Exercise data START

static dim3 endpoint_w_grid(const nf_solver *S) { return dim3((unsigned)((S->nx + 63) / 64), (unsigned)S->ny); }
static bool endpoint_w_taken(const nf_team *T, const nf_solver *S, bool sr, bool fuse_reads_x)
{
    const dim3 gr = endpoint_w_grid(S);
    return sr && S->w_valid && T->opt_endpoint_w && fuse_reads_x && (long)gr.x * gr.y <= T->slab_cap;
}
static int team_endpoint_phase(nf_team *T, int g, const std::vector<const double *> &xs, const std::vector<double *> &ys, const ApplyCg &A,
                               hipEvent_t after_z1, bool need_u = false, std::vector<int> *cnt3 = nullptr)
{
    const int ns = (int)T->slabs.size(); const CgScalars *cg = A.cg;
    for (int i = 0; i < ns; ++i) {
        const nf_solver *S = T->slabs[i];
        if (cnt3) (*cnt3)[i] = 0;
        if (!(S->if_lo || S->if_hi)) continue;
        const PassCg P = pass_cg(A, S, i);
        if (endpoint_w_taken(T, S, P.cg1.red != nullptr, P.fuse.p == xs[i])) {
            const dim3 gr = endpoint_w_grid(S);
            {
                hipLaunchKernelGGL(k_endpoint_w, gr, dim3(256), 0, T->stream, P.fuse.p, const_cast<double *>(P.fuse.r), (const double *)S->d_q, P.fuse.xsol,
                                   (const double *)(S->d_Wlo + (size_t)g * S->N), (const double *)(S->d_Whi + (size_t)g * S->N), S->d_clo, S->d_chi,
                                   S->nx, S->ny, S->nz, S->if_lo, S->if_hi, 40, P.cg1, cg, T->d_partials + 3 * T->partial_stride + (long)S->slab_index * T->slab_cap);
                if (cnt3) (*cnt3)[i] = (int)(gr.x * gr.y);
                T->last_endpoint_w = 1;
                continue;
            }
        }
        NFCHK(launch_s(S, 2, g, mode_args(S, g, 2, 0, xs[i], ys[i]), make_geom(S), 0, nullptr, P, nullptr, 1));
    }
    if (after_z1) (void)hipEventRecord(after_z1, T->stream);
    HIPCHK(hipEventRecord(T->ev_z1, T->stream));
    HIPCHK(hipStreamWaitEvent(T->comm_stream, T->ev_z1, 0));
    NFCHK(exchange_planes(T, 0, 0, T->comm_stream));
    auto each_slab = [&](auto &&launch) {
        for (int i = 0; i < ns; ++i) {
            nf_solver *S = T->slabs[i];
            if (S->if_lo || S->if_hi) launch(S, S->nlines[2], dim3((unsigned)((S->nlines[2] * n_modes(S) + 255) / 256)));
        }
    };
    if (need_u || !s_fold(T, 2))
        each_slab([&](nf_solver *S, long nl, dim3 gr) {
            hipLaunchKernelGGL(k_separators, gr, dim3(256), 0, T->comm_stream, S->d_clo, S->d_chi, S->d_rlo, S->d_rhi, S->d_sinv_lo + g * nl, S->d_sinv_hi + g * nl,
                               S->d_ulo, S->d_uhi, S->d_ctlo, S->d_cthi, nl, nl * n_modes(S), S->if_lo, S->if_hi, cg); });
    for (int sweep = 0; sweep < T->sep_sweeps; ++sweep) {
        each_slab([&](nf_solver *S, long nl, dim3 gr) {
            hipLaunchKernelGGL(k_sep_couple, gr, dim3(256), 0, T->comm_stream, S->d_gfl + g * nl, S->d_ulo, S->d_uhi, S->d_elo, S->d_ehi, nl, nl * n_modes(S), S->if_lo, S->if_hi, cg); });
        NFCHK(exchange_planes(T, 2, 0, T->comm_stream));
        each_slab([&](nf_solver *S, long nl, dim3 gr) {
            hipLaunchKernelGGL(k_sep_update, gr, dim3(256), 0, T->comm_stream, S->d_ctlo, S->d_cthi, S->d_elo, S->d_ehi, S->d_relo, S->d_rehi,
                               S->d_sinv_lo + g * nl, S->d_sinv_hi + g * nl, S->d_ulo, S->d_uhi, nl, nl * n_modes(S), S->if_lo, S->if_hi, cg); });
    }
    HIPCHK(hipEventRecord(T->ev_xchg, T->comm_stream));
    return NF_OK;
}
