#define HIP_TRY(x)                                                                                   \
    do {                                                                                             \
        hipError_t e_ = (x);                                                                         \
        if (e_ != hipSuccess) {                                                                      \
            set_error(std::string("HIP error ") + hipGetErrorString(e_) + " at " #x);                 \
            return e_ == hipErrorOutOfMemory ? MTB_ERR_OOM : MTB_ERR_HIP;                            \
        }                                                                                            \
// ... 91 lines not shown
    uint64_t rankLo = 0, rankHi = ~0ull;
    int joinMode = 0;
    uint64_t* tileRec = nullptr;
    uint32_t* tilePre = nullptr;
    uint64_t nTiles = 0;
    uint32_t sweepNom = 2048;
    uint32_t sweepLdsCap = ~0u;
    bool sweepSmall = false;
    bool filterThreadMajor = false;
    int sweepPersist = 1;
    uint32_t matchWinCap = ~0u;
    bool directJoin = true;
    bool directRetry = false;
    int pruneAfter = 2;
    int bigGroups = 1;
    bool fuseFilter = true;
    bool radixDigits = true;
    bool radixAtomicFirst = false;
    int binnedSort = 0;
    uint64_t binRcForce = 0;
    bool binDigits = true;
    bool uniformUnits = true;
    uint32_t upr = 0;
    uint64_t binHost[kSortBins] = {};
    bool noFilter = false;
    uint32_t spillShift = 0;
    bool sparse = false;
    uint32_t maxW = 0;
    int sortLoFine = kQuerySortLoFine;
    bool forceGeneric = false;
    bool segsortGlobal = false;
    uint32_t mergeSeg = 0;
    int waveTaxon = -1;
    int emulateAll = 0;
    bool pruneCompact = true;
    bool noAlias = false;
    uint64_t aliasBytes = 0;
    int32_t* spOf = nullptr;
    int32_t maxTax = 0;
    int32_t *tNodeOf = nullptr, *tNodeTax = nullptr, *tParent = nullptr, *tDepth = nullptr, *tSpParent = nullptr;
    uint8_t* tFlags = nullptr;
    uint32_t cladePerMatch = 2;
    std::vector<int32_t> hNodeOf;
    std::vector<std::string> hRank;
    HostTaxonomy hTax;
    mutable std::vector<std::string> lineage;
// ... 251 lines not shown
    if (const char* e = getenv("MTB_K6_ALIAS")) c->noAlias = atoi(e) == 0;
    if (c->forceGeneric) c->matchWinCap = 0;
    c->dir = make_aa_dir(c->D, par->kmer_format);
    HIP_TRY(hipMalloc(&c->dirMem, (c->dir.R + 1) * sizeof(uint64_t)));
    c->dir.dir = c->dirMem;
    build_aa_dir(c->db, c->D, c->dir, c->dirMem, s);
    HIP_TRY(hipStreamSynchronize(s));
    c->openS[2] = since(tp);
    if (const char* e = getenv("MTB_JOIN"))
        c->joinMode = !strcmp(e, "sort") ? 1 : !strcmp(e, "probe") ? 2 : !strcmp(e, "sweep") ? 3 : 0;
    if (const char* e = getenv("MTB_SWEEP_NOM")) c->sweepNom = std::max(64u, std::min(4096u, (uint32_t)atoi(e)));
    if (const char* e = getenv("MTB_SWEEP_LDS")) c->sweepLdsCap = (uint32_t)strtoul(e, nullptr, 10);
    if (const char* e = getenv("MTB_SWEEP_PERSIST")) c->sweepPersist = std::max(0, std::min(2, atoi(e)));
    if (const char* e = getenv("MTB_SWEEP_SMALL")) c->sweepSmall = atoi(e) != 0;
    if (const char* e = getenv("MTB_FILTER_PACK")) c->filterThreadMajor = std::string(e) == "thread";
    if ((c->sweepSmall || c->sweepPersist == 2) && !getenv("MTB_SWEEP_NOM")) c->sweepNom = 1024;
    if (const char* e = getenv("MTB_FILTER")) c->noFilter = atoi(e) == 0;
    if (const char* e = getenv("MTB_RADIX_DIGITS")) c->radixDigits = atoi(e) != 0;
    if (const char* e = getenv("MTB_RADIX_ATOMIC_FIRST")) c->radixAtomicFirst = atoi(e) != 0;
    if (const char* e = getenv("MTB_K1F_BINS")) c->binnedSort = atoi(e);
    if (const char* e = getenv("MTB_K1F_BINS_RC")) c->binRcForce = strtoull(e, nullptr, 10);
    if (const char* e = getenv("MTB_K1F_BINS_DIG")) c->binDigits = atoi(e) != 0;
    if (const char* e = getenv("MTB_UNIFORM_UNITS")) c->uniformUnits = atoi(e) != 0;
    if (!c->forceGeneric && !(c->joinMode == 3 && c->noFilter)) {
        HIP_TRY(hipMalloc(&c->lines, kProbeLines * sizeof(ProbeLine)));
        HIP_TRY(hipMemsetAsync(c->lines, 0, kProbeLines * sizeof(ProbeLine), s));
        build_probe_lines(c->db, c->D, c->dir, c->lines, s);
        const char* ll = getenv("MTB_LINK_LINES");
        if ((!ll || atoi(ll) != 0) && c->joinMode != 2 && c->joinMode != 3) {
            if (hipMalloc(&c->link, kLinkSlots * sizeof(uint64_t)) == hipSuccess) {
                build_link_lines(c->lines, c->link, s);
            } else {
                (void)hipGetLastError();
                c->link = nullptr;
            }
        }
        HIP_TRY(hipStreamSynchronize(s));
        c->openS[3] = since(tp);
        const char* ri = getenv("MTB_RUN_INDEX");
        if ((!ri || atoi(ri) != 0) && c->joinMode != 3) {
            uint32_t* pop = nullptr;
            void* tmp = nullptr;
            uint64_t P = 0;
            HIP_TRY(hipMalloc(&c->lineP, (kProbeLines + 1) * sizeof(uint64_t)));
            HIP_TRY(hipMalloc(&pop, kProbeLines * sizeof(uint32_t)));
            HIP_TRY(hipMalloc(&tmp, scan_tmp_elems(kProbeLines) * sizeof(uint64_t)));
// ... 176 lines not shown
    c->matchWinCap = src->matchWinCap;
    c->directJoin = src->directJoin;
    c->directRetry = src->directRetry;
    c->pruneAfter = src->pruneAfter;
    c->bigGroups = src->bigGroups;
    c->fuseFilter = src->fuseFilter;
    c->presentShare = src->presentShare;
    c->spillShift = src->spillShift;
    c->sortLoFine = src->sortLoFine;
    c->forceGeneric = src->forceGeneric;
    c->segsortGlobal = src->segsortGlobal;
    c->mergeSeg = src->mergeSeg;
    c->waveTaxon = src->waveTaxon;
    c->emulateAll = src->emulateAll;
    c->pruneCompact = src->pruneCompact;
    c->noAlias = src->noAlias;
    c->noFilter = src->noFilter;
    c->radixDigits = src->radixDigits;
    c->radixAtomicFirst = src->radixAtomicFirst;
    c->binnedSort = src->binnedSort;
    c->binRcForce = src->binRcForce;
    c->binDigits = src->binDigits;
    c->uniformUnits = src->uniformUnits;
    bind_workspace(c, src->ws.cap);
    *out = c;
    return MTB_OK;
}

Exercise data END

**Task instructions**
Your task is to retype the entries verbatim, starting with the line that holds "c->sweepSmall = atoi(e) != 0;" and stopping after the line that holds "HIP_TRY(hipMalloc(&c->lines, kProbeLines *".

**Solution below**
    if (const char* e = getenv("MTB_SWEEP_SMALL")) c->sweepSmall = atoi(e) != 0;
    if (const char* e = getenv("MTB_FILTER_PACK")) c->filterThreadMajor = std::string(e) == "thread";
    if ((c->sweepSmall || c->sweepPersist == 2) && !getenv("MTB_SWEEP_NOM")) c->sweepNom = 1024;
    if (const char* e = getenv("MTB_FILTER")) c->noFilter = atoi(e) == 0;
    if (const char* e = getenv("MTB_RADIX_DIGITS")) c->radixDigits = atoi(e) != 0;
    if (const char* e = getenv("MTB_RADIX_ATOMIC_FIRST")) c->radixAtomicFirst = atoi(e) != 0;
    if (const char* e = getenv("MTB_K1F_BINS")) c->binnedSort = atoi(e);
    if (const char* e = getenv("MTB_K1F_BINS_RC")) c->binRcForce = strtoull(e, nullptr, 10);
    if (const char* e = getenv("MTB_K1F_BINS_DIG")) c->binDigits = atoi(e) != 0;
    if (const char* e = getenv("MTB_UNIFORM_UNITS")) c->uniformUnits = atoi(e) != 0;
    if (!c->forceGeneric && !(c->joinMode == 3 && c->noFilter)) {
        HIP_TRY(hipMalloc(&c->lines, kProbeLines * sizeof(ProbeLine)));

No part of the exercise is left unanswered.